Extracted data entries:
# # #
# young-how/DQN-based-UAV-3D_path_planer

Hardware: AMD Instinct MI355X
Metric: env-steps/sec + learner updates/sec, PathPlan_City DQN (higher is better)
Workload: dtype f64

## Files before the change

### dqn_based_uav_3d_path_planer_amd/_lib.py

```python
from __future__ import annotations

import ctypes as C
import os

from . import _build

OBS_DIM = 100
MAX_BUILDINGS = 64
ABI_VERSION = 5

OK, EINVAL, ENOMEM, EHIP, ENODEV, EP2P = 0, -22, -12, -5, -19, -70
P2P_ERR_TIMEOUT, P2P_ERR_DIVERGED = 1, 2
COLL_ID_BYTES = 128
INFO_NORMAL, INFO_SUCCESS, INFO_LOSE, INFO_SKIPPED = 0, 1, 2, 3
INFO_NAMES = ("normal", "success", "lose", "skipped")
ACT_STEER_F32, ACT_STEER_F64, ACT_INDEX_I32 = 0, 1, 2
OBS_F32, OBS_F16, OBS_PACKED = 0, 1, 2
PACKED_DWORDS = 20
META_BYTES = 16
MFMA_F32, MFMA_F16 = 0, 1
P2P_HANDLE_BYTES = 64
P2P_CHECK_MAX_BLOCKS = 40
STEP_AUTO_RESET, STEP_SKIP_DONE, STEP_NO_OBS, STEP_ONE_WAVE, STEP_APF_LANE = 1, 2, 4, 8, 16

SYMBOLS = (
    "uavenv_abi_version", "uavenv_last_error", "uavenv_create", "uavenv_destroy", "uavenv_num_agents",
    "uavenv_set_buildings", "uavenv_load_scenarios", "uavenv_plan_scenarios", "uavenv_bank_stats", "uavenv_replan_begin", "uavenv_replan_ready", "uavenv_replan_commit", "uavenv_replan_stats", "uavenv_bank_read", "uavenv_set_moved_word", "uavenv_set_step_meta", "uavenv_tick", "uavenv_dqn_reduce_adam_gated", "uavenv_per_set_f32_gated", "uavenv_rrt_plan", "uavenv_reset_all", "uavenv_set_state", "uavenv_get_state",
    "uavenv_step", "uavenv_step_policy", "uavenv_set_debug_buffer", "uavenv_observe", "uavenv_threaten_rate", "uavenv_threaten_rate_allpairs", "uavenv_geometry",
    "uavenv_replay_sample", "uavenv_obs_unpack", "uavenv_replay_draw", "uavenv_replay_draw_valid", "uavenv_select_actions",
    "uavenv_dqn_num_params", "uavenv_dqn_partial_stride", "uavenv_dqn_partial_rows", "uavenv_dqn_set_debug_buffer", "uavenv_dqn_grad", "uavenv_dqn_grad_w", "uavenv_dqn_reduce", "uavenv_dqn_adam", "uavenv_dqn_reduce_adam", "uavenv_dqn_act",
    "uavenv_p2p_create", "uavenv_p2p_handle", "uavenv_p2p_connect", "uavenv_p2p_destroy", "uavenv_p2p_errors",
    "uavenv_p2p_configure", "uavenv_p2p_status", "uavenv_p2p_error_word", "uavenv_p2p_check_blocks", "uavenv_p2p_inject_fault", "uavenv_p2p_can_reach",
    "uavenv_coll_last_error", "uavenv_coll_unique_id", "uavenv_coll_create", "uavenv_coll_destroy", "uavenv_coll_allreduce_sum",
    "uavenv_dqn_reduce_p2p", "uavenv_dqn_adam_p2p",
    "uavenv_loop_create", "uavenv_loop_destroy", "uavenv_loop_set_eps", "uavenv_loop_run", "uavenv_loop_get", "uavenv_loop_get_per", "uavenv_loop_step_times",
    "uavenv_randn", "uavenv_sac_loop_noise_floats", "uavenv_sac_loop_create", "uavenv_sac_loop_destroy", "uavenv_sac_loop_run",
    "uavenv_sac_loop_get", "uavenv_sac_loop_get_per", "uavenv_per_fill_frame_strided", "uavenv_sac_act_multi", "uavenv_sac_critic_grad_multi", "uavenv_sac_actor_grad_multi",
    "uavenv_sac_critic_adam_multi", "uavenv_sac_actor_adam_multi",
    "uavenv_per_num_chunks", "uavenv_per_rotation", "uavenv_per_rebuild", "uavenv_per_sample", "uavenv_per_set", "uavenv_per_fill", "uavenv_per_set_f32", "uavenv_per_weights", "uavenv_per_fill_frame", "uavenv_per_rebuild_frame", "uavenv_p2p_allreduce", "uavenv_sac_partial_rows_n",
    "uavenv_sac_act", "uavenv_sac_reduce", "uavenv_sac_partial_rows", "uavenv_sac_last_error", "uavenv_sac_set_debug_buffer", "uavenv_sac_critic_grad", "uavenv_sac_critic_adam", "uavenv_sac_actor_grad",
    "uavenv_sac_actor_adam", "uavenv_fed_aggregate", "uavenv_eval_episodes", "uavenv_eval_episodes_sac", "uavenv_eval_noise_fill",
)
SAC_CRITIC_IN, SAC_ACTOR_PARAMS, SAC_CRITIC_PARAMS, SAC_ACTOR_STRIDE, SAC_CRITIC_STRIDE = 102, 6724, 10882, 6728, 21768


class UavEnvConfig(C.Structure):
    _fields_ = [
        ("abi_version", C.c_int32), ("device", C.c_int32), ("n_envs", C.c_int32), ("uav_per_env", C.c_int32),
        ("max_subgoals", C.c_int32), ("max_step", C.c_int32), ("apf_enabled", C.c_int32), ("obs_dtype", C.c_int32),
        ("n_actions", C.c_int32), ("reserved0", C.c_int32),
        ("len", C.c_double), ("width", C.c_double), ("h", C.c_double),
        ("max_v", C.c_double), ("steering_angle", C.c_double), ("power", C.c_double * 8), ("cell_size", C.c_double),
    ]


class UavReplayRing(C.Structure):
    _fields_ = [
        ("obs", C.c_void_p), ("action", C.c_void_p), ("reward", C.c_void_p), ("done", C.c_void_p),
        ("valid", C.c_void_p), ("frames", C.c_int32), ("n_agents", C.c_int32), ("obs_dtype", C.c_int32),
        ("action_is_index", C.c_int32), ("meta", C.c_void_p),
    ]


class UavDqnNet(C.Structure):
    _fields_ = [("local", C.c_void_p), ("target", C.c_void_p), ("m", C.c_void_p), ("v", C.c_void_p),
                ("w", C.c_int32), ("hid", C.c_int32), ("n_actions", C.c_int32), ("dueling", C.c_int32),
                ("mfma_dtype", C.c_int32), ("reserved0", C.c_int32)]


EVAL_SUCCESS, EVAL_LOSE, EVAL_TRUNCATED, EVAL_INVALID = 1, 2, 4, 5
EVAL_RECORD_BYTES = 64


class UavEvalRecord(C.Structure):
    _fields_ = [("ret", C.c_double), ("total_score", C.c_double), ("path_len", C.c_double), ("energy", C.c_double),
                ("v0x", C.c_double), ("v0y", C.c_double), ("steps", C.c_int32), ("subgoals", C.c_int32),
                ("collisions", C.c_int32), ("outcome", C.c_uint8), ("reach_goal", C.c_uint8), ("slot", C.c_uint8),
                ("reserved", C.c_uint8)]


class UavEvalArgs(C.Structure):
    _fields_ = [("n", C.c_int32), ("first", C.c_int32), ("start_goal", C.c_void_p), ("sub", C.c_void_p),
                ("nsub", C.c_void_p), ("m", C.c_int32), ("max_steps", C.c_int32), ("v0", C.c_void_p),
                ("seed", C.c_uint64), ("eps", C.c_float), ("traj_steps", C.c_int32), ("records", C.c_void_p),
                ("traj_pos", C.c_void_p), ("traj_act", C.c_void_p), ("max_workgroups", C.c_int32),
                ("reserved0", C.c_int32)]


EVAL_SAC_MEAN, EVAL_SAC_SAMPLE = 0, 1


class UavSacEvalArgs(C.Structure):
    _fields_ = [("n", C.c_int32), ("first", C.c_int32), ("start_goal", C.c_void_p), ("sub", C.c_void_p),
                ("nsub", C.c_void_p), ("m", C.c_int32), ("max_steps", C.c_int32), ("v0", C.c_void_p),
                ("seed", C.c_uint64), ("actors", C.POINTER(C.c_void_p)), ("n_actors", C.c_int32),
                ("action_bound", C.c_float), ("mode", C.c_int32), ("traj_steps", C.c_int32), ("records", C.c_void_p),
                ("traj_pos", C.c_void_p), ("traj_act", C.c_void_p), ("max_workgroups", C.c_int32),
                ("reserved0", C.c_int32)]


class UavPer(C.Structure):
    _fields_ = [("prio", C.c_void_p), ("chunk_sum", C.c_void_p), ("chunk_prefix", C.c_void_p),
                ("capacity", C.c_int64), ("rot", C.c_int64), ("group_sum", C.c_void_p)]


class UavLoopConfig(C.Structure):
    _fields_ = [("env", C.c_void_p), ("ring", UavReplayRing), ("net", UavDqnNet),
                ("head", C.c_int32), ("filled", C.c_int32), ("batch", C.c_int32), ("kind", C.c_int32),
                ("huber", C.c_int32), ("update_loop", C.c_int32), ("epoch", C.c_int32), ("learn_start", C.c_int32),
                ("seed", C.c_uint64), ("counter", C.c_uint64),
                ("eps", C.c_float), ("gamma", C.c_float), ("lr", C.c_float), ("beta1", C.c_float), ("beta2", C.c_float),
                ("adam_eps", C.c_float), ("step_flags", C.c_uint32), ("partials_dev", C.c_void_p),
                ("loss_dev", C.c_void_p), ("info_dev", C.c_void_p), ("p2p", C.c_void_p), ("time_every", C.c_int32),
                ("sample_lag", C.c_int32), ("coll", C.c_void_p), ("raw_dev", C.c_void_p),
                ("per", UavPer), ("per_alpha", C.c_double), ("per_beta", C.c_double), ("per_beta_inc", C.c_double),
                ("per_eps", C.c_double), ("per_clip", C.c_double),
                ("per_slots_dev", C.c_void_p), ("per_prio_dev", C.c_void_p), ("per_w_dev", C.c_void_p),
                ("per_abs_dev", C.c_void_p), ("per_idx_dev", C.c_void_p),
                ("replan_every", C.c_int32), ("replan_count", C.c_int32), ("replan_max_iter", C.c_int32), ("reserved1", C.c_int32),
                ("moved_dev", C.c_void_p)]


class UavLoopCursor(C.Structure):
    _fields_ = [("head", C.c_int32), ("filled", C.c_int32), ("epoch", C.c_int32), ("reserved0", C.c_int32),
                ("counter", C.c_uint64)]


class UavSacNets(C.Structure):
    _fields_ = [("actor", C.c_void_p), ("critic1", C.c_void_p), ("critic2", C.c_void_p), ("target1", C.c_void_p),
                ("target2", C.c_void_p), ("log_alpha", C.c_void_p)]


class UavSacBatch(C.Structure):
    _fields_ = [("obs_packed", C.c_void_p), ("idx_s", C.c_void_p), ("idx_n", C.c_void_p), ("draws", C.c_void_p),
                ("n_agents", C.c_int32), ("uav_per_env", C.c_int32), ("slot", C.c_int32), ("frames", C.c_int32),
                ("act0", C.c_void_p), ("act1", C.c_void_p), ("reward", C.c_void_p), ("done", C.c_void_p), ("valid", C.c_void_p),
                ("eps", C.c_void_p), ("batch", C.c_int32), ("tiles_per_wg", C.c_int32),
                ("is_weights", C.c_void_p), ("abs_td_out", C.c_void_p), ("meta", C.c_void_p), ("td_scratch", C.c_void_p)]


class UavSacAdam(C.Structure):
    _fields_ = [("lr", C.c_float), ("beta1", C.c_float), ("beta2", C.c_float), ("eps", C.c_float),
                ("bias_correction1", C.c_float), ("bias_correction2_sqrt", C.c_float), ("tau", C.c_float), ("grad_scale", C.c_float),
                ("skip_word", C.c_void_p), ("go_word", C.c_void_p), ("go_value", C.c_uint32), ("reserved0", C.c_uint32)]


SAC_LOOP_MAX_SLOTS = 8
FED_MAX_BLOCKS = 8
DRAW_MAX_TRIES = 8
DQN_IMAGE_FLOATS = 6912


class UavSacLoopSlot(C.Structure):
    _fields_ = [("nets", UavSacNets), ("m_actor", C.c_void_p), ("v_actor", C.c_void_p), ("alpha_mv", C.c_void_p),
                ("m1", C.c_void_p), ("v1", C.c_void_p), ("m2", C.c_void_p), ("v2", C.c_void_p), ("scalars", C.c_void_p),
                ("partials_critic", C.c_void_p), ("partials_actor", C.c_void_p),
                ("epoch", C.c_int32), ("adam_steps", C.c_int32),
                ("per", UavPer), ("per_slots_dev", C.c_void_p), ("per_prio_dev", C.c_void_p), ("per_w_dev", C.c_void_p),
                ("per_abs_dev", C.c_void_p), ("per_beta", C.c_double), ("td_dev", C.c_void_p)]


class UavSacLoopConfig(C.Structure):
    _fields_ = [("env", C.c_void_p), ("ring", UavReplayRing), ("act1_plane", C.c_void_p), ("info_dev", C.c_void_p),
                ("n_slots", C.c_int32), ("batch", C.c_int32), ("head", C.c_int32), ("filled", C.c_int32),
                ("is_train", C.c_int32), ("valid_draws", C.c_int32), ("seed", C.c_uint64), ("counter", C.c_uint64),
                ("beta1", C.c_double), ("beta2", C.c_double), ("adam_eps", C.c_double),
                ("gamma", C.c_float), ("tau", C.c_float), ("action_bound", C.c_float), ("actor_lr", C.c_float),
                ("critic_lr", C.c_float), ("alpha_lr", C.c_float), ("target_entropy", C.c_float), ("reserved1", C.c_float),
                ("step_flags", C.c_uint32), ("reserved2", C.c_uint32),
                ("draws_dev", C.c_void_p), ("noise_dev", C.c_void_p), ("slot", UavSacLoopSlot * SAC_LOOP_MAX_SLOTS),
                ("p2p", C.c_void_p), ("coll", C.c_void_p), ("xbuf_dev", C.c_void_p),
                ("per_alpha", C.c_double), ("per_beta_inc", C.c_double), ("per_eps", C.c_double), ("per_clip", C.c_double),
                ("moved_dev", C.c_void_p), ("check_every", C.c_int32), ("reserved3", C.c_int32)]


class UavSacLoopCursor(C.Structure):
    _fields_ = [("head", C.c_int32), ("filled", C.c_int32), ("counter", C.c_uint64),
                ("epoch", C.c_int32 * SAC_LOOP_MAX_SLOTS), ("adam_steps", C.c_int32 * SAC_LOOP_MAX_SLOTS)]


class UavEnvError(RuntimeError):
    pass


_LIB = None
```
# # #
WHAT YOU NEED TO DO: The lines in the entries above that carry the word "import" must be copied.

EXERCISE RESULT:
from __future__ import annotations
import ctypes as C
import os
from . import _build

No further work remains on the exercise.